How many calories of energy are needed to vaporize a 20.2 g sample of liquid ethanol at its normal boiling point of 78 oC?
q = mass ethanol x delta Hvap ethanol
To find out how many calories of energy are needed to vaporize a sample of liquid ethanol, we need to use the formula:
Q = m * ΔHv
where:
Q is the amount of heat energy required (in calories)
m is the mass of the substance (in grams)
ΔHv is the heat of vaporization of the substance (in calories/gram)
First, we need to determine the heat of vaporization of ethanol. The heat of vaporization is the amount of energy required to convert one gram of a substance from the liquid phase to the gas phase at a specific temperature.
The heat of vaporization of ethanol at its normal boiling point (78 °C) is approximately 204.4 calories/gram.

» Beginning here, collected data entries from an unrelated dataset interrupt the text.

@@ -41,9 +42,6 @@
 }
 
 __device__ __forceinline__ uint32_t key_of(float f) { return (uint32_t)float_to_ordered(f) ^ 0x80000000u; }
-__device__ __forceinline__ float value_of(unsigned long long packed) {
-  return ordered_to_float((int32_t)((uint32_t)(packed >> 32) ^ 0x80000000u));
-}
 __device__ __forceinline__ unsigned long long pack(float f, uint32_t pos) { return ((unsigned long long)key_of(f) << 32) | pos; }
 
 __device__ __forceinline__ void block_reduce_ext(unsigned long long& lo, unsigned long long& hi) {
@@ -260,10 +258,12 @@
   int nLayer;
 };
 
-constexpr int kPhTileW = 128, kPhTileH = 32, kPhThreadsX = 32, kPhThreadsY = 4, kPhRows = 8;
+constexpr int kPhTileW = 120, kPhTileH = 40, kPhThreadsX = 30, kPhThreadsY = 5, kPhRows = 8;
 constexpr int kPhBoxW = kPhTileW + 8, kPhBoxH = kPhTileH + 3;
 constexpr uint32_t kPhBoxBytes = kPhBoxW * kPhBoxH * sizeof(float);
 constexpr int kPhBufFloats = (kPhBoxW * kPhBoxH + 31) / 32 * 32;
+static_assert(kPhTileW == 4 * kPhThreadsX && kPhTileH == kPhRows * kPhThreadsY, "register blocks tile the CTA's tile");
+static_assert(2 * kPhBufFloats * sizeof(float) + 16 <= 48 * 1024, "two input boxes fit the static shared memory");
 
 __device__ __forceinline__ const CUtensorMap* layer_map(const AtmPhaseParams& p, int l) {
   switch (l) {
@@ -290,7 +290,7 @@
     const float v[12] = {a.x, a.y, a.z, a.w, b.x, b.y, b.z, b.w, c.x, c.y, c.z, c.w};
 #pragma unroll
     for (int k = 0; k < 4; ++k)
-      h[t][k] = wc0 * v[MIS + k] + wc1 * v[MIS + k + 1] + wc2 * v[MIS + k + 2] + wc3 * v[MIS + k + 3];
+      h[t][k] = atm_tap4(wc0, wc1, wc2, wc3, v[MIS + k], v[MIS + k + 1], v[MIS + k + 2], v[MIS + k + 3]);
   }
 }
 
@@ -325,8 +325,8 @@
       tma::mbar_expect_tx(&bar[buf ^ 1], kPhBoxBytes);
       tma::load_3d(layer_map(p, l + 1), &bar[buf ^ 1], &tile[buf ^ 1][0], (p.col0[l + 1] + j0) & ~3, p.row0[l + 1] + i0, b);
     }
-    const float lo = value_of(__ldg(&p.ext[l][2 * b + 0]));
-    const float hi = value_of(__ldg(&p.ext[l][2 * b + 1]));
+    const float lo = atm_extremum(__ldg(&p.ext[l][2 * b + 0]));
+    const float hi = atm_extremum(__ldg(&p.ext[l][2 * b + 1]));
     const float wc0 = p.wcol[l][0], wc1 = p.wcol[l][1], wc2 = p.wcol[l][2], wc3 = p.wcol[l][3];
     const float wr0 = p.wrow[l][0], wr1 = p.wrow[l][1], wr2 = p.wrow[l][2], wr3 = p.wrow[l][3];
     const float w = p.weight[l];
@@ -343,9 +343,8 @@
     for (int t = 0; t < kPhRows; ++t)
 #pragma unroll
       for (int c = 0; c < 4; ++c) {
-        float v = wr0 * h[t][c] + wr1 * h[t + 1][c] + wr2 * h[t + 2][c] + wr3 * h[t + 3][c];
-        v = fminf(fmaxf(v, lo), hi);
-        acc[t][c] += w * v;
+        const float v = atm_tap4(wr0, wr1, wr2, wr3, h[t][c], h[t + 1][c], h[t + 2][c], h[t + 3][c]);
+        acc[t][c] = atm_accumulate(acc[t][c], v, lo, hi, w);
       }
     __syncthreads();
   }
diff --git a/rlao_b200/csrc/atm_interp.cuh b/rlao_b200/csrc/atm_interp.cuh
--- /dev/null
+++ b/rlao_b200/csrc/atm_interp.cuh
@@ -0,0 +1,40 @@
+#pragma once
+#include "common.cuh"
+
+namespace aoenv {
+
+__device__ __forceinline__ float atm_tap4(float w0, float w1, float w2, float w3, float v0, float v1, float v2, float v3) {
+  return fmaf(w3, v3, fmaf(w2, v2, fmaf(w0, v0, w1 * v1)));
+}
+__device__ __forceinline__ float2 atm_tap4(float w0, float w1, float w2, float w3, float2 v0, float2 v1, float2 v2, float2 v3) {
+  return fma2(dup2(w3), v3, fma2(dup2(w2), v2, fma2(dup2(w0), v0, mul2(dup2(w1), v1))));
+}
+
+__device__ __forceinline__ float atm_accumulate(float acc, float v, float lo, float hi, float w) {
+  return fmaf(w, fminf(fmaxf(v, lo), hi), acc);
+}
+__device__ __forceinline__ float2 atm_accumulate(float2 acc, float2 v, float lo, float hi, float w) {
+  return fma2(dup2(w), make_float2(fminf(fmaxf(v.x, lo), hi), fminf(fmaxf(v.y, lo), hi)), acc);
+}
+
+__device__ __forceinline__ float atm_extremum(unsigned long long packed) {
+  return ordered_to_float((int32_t)((uint32_t)(packed >> 32) ^ 0x80000000u));
+}
+
+struct AtmInPlace {
+  const float* win[AOENV_MAX_LAYERS];
+  const unsigned long long* ext[AOENV_MAX_LAYERS];
+  float wrow[AOENV_MAX_LAYERS][4];
+  float wcol[AOENV_MAX_LAYERS][4];
+  float weight[AOENV_MAX_LAYERS];
+  long long env_stride;
+  int pitch, nLayer;
+  float opd_scale;
+  float* out;
+};
+
+int shwfs_frame_atm(const AtmInPlace& atm, const aoenv_dm_sep_t* dm, const float* pupil, const float* amp,
+                    const uint8_t* valid, int B, int nS, int n, float phase_scale, const aoenv_detector_t* det,
+                    float* frame, int32_t* envmax, double* stats, void* stream);
+
+}
diff --git a/rlao_b200/csrc/step.cu b/rlao_b200/csrc/step.cu
--- a/rlao_b200/csrc/step.cu
+++ b/rlao_b200/csrc/step.cu
@@ -1,6 +1,7 @@
 #include <math.h>
 #include <string.h>
 
+#include "atm_interp.cuh"
 #include "common.cuh"
 
 using namespace aoenv;
@@ -131,6 +132,7 @@
   const int L = st.nLayer;
   AOENV_CHECK_ARG(L >= 1 && L <= AOENV_MAX_LAYERS && st.group_max >= 1, "atm_update: %d layers", L);
   AOENV_CHECK_ARG(!st.use_tc || w_planes != nullptr, "atm_update: the operator planes are missing");
+  AOENV_CHECK_ARG(!st.phase.pending, "atm_update: the sub-pixel shift of the previous frame is still pending");
   constexpr int kMaxSteps = 64;
   static thread_local Step plans[AOENV_MAX_LAYERS][kMaxSteps];
   int count[AOENV_MAX_LAYERS], rounds = 0;
@@ -153,21 +155,65 @@
       if (rc) return rc;
     }
   }
+  aoenv_atm_phase_t& ph = st.phase;
+  for (int i = 0; i < L; ++i) {
+    const aoenv_layer_state_t& ly = st.layer[i];
+    ph.canvas[i] = st.maps[i][ly.cur];
+    ph.org[2 * i] = ly.org[0];
+    ph.org[2 * i + 1] = ly.org[1];
+    tap_weights(ly.buff[0], st.warp_kernel, &ph.col_off[i], &ph.wcol[4 * i]);
+    tap_weights(ly.buff[1], st.warp_kernel, &ph.row_off[i], &ph.wrow[4 * i]);
+  }
+  ph.out = opd_out;
+  ph.pending = 1;
+  return st.defer_phase ? 0 : aoenv_atm_resolve(&st, stream);
+}
+
+int aoenv_atm_resolve(aoenv_atm_state_t* state, void* stream) {
+  AOENV_CHECK_ARG(state != nullptr, "atm_resolve: null state");
+  aoenv_atm_state_t& st = *state;
+  aoenv_atm_phase_t& ph = st.phase;
+  if (!ph.pending) return 0;
+  ph.pending = 0;
   const float* canv[AOENV_MAX_LAYERS];
   const uint64_t* exts[AOENV_MAX_LAYERS];
-  int32_t org[2 * AOENV_MAX_LAYERS], roff[AOENV_MAX_LAYERS], coff[AOENV_MAX_LAYERS];
-  float wr[4 * AOENV_MAX_LAYERS], wc[4 * AOENV_MAX_LAYERS];
-  for (int i = 0; i < L; ++i) {
-    const aoenv_layer_state_t& ly = st.layer[i];
-    canv[i] = (const float*)st.maps[i][ly.cur];
+  for (int i = 0; i < st.nLayer; ++i) {
+    canv[i] = (const float*)ph.canvas[i];
     exts[i] = (const uint64_t*)st.ext[i];
-    org[2 * i] = ly.org[0];
-    org[2 * i + 1] = ly.org[1];
-    tap_weights(ly.buff[0], st.warp_kernel, &coff[i], &wc[4 * i]);
-    tap_weights(ly.buff[1], st.warp_kernel, &roff[i], &wr[4 * i]);
-  }
-  return aoenv_atm_phase(canv, exts, org, L, st.B, st.R, st.M, st.Mc, st.pitch, st.fp_off, roff, coff, wr, wc, st.weight,
-                         st.opd_scale, opd_out, stream);
+  }
+  return aoenv_atm_phase(canv, exts, ph.org, st.nLayer, st.B, st.R, st.M, st.Mc, st.pitch, st.fp_off, ph.row_off, ph.col_off,
+                         ph.wrow, ph.wcol, st.weight, st.opd_scale, (float*)ph.out, stream);
+}
+
+}
+
+namespace {
+
+int in_place_params(const aoenv_atm_state_t& st, AtmInPlace& p) {
+  const aoenv_atm_phase_t& ph = st.phase;
+  const int R = st.R, M = st.M;
+  AOENV_CHECK_ARG(st.nLayer >= 1 && st.nLayer <= AOENV_MAX_LAYERS && st.pitch >= st.Mc && st.Mc >= M, "sh_step: bad atmosphere state");
+  p = AtmInPlace{};
+  for (int l = 0; l < st.nLayer; ++l) {
+    const int oy = ph.org[2 * l], ox = ph.org[2 * l + 1];
+    AOENV_CHECK_ARG(oy >= 0 && ox >= 0 && oy + M <= st.Mc && ox + M <= st.pitch, "sh_step: window of layer %d leaves the canvas", l);
+    const int lo_r = st.fp_off + ph.row_off[l], hi_r = st.fp_off + R - 1 + ph.row_off[l] + 3;
+    const int lo_c = st.fp_off + ph.col_off[l], hi_c = st.fp_off + R - 1 + ph.col_off[l] + 3;
+    AOENV_CHECK_ARG(lo_r >= 0 && lo_c >= 0 && hi_r < M && hi_c < M, "sh_step: taps of layer %d leave the map", l);
+    p.win[l] = (const float*)ph.canvas[l] + ((size_t)(oy + lo_r) * st.pitch + (ox + lo_c));
+    p.ext[l] = (const unsigned long long*)st.ext[l];
+    for (int k = 0; k < 4; ++k) {
+      p.wrow[l][k] = ph.wrow[4 * l + k];
+      p.wcol[l][k] = ph.wcol[4 * l + k];
+    }
+    p.weight[l] = st.weight[l];
+  }
+  p.env_stride = st.env_stride;
+  p.pitch = st.pitch;
+  p.nLayer = st.nLayer;
+  p.opd_scale = st.opd_scale;
+  p.out = (float*)ph.out;
+  return 0;
 }
 
 }
@@ -184,9 +230,25 @@
   if (parts & 1) {
     aoenv_dm_sep_t dm = c->dm;
     dm.rows = dm_rows_cur;
-    rc = aoenv_shwfs_frame_dm(opd_a, nullptr, &dm, (const int32_t*)c->order, (const float*)c->pupil, (const float*)c->amp,
-                              (const uint8_t*)c->valid, c->B, c->nS, c->n, c->phase_scale, det, 0, (float*)c->frame,
-                              (int32_t*)c->envmax, (double*)c->stats, stream);
+    aoenv_atm_state_t* atm = c->atm;
+    if (atm != nullptr && atm->phase.pending) {
+      AOENV_CHECK_ARG(atm->phase.out == opd_a, "sh_step: the pending atmosphere frame belongs to another OPD buffer");
+      AOENV_CHECK_ARG(atm->B == c->B && atm->R == c->nS * c->n, "sh_step: atmosphere of another shape");
+    }
+    if (atm != nullptr && atm->phase.pending && c->n == 6) {
+      AtmInPlace p;
+      rc = in_place_params(*atm, p);
+      if (rc) return rc;
+      atm->phase.pending = 0;
+      rc = shwfs_frame_atm(p, &dm, (const float*)c->pupil, (const float*)c->amp, (const uint8_t*)c->valid, c->B, c->nS, c->n,
+                           c->phase_scale, det, (float*)c->frame, (int32_t*)c->envmax, (double*)c->stats, stream);
+    } else {
+      if (atm != nullptr) rc = aoenv_atm_resolve(atm, stream);
+      if (rc) return rc;
+      rc = aoenv_shwfs_frame_dm(opd_a, nullptr, &dm, (const int32_t*)c->order, (const float*)c->pupil, (const float*)c->amp,
+                                (const uint8_t*)c->valid, c->B, c->nS, c->n, c->phase_scale, det, 0, (float*)c->frame,
+                                (int32_t*)c->envmax, (double*)c->stats, stream);
+    }
     if (rc) return rc;
     rc = aoenv_shwfs_slopes((const float*)c->frame, (const int32_t*)c->envmax, 0, (const int32_t*)c->valid_idx, c->nV,
                             (const float*)c->ref_xy, c->inv_units, c->threshold_cog, c->B, c->nS, c->n, (float*)c->slopes, c->lds,
diff --git a/rlao_b200/csrc/wfs.cu b/rlao_b200/csrc/wfs.cu
--- a/rlao_b200/csrc/wfs.cu
+++ b/rlao_b200/csrc/wfs.cu
@@ -1,6 +1,7 @@
 #include <stdlib.h>
 #include <mutex>
 
+#include "atm_interp.cuh"
 #include "common.cuh"
 #include "wfs_twiddles.inc"
 
@@ -258,23 +259,150 @@
   }
 }
 
-template <int n, int WL = 0>
-__global__ void __launch_bounds__(128)
+constexpr int frame_threads(int ty, int tx) { return ty > 0 ? ty * tx : 128; }
+constexpr int frame_min_ctas(int ty, int tx) { return ty > 0 ? 384 / (ty * tx) : 0; }
+template <int n, int WL = 0, int TY = 0, int TX = 0>
+__global__ void __launch_bounds__(frame_threads(TY, TX), frame_min_ctas(TY, TX))
 shwfs_frame_kernel(const float* __restrict__ opd_a, const float* __restrict__ opd_b, const float* __restrict__ pupil,
                    const float* __restrict__ amp, const uint8_t* __restrict__ valid, int nS, float phase_scale,
                    int track_max, int shared_max, float* __restrict__ frame,
                    int32_t* __restrict__ envmax, double* __restrict__ stats, const __grid_constant__ aoenv_dm_sep_t dm,
-                   const int32_t* __restrict__ order) {
+                   const int32_t* __restrict__ order, const __grid_constant__ AtmInPlace atm) {
   constexpr int N = 2 * n;
+  constexpr bool kAtm = TY > 0;
   pdl_enter();
   const int R = nS * n;
   const int b = blockIdx.y;
-  const int k0 = blockIdx.x * blockDim.x + threadIdx.x;
-  const bool active = k0 < nS * nS;
-  const int k = (active && order != nullptr) ? __ldg(&order[k0]) : k0;
+  int k, ty0 = 0, tx0 = 0;
+  bool active;
+  if constexpr (!kAtm) {
+    const int k0 = blockIdx.x * blockDim.x + threadIdx.x;
+    active = k0 < nS * nS;
+    k = (active && order != nullptr) ? __ldg(&order[k0]) : k0;
+  } else {
+    constexpr int kT = TY * TX, kW = kT / 32;
+    static_assert(kT % 32 == 0, "whole warps per tile");
+    __shared__ int s_perm[kT], s_cnt[2][kW];
+    const int tiles_x = (nS + TX - 1) / TX;
+    ty0 = (blockIdx.x / tiles_x) * TY;
+    tx0 = (blockIdx.x % tiles_x) * TX;
+    const int t = threadIdx.x, w = t >> 5, lane = t & 31;
+    const int gi = ty0 + t / TX, gj = tx0 + t % TX;
+    const bool in = gi < nS && gj < nS;
+    const bool lt = in && valid[gi * nS + gj] != 0;
+    const unsigned m_lit = __ballot_sync(0xffffffffu, lt), m_in = __ballot_sync(0xffffffffu, in);
+    if (lane == 0) { s_cnt[0][w] = __popc(m_lit); s_cnt[1][w] = __popc(m_in); }
+    __syncthreads();
+    int p_lit = 0, p_in = 0, n_lit = 0, n_in = 0;
+#pragma unroll
+    for (int v = 0; v < kW; ++v) {
+      if (v < w) { p_lit += s_cnt[0][v]; p_in += s_cnt[1][v]; }
+      n_lit += s_cnt[0][v];
+      n_in += s_cnt[1][v];
+    }
+    const unsigned below = (1u << lane) - 1u;
+    const int rank = lt ? p_lit + __popc(m_lit & below)
+                        : in ? n_lit + (p_in - p_lit) + __popc(m_in & ~m_lit & below)
+                             : n_in + (32 * w - p_in) + __popc(~m_in & below);
+    s_perm[rank] = t;
+    __syncthreads();
+    const int slot = s_perm[t];
+    const int li_ = ty0 + slot / TX, lj_ = tx0 + slot % TX;
+    active = li_ < nS && lj_ < nS;
+    k = li_ * nS + lj_;
+  }
   const int li = active ? k / nS : 0, lj = active ? k % nS : 0;
   const bool lit = active && valid[k] != 0;
   const float phase_turns = phase_scale * 0.15915494309189535f;
+
+  constexpr int IH = TY * n + 3, IW = TX * n + 3, OW = TX * n;
+  __shared__ __align__(16) float s_in[kAtm ? IH * IW : 1];
+  float ka_in_place = 0.f;
+  const float* s_opd = s_in;
+  if constexpr (kAtm) {
+    constexpr int kT = TY * TX;
+    __shared__ float s_ka;
+    float2 opd2[n][n / 2];
+    const int i0 = ty0 * n, j0 = tx0 * n;
+    const int rows = min(IH, R + 3 - i0), cols = min(IW, R + 3 - j0);
+    const int lr = (li - ty0) * n, lc = (lj - tx0) * n;
+    if (stats != nullptr && threadIdx.x == 0) {
+      float acc = 0.f;
+      for (int l = 0; l < atm.nLayer; ++l) {
+        const float* __restrict__ p0 = atm.win[l] + (size_t)b * atm.env_stride + (size_t)(R / 2) * atm.pitch + R / 2;
+        float h[4];
+#pragma unroll
+        for (int t = 0; t < 4; ++t) {
+          const float* __restrict__ q = p0 + (size_t)t * atm.pitch;
+          h[t] = atm_tap4(atm.wcol[l][0], atm.wcol[l][1], atm.wcol[l][2], atm.wcol[l][3], __ldg(q), __ldg(q + 1), __ldg(q + 2), __ldg(q + 3));
+        }
+        const float v = atm_tap4(atm.wrow[l][0], atm.wrow[l][1], atm.wrow[l][2], atm.wrow[l][3], h[0], h[1], h[2], h[3]);
+        acc = atm_accumulate(acc, v, atm_extremum(__ldg(&atm.ext[l][2 * b])), atm_extremum(__ldg(&atm.ext[l][2 * b + 1])),
+                             atm.weight[l]);
+      }
+      s_ka = acc * atm.opd_scale;
+    }
+#pragma unroll
+    for (int r = 0; r < n; ++r)
+#pragma unroll
+      for (int c2 = 0; c2 < n / 2; ++c2) opd2[r][c2] = make_float2(0.f, 0.f);
+    constexpr int kLd = (IH * IW + kT - 1) / kT;
+    float ld[kLd];
+    auto load_layer = [&](int l) {
+      const float* __restrict__ src = atm.win[l] + (size_t)b * atm.env_stride + (size_t)i0 * atm.pitch + j0;
+#pragma unroll
+      for (int u = 0; u < kLd; ++u) {
+        const int e = threadIdx.x + u * kT, r = e / IW, c = e - r * IW;
+        ld[u] = (e < IH * IW && r < rows && c < cols) ? __ldg(src + (size_t)r * atm.pitch + c) : 0.f;
+      }
+    };
+    load_layer(0);
+    for (int l = 0; l < atm.nLayer; ++l) {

Given that the mass of the sample is 20.2 grams and the heat of vaporization is 204.4 calories/gram, we can now calculate the amount of heat energy required:
Q = m * ΔHv
Q = 20.2 g * 204.4 cal/g
Calculating this gives us:
Q = 4,134.88 calories
Therefore, approximately 4,134.88 calories of energy are needed to vaporize a 20.2 g sample of liquid ethanol at its normal boiling point of 78 °C.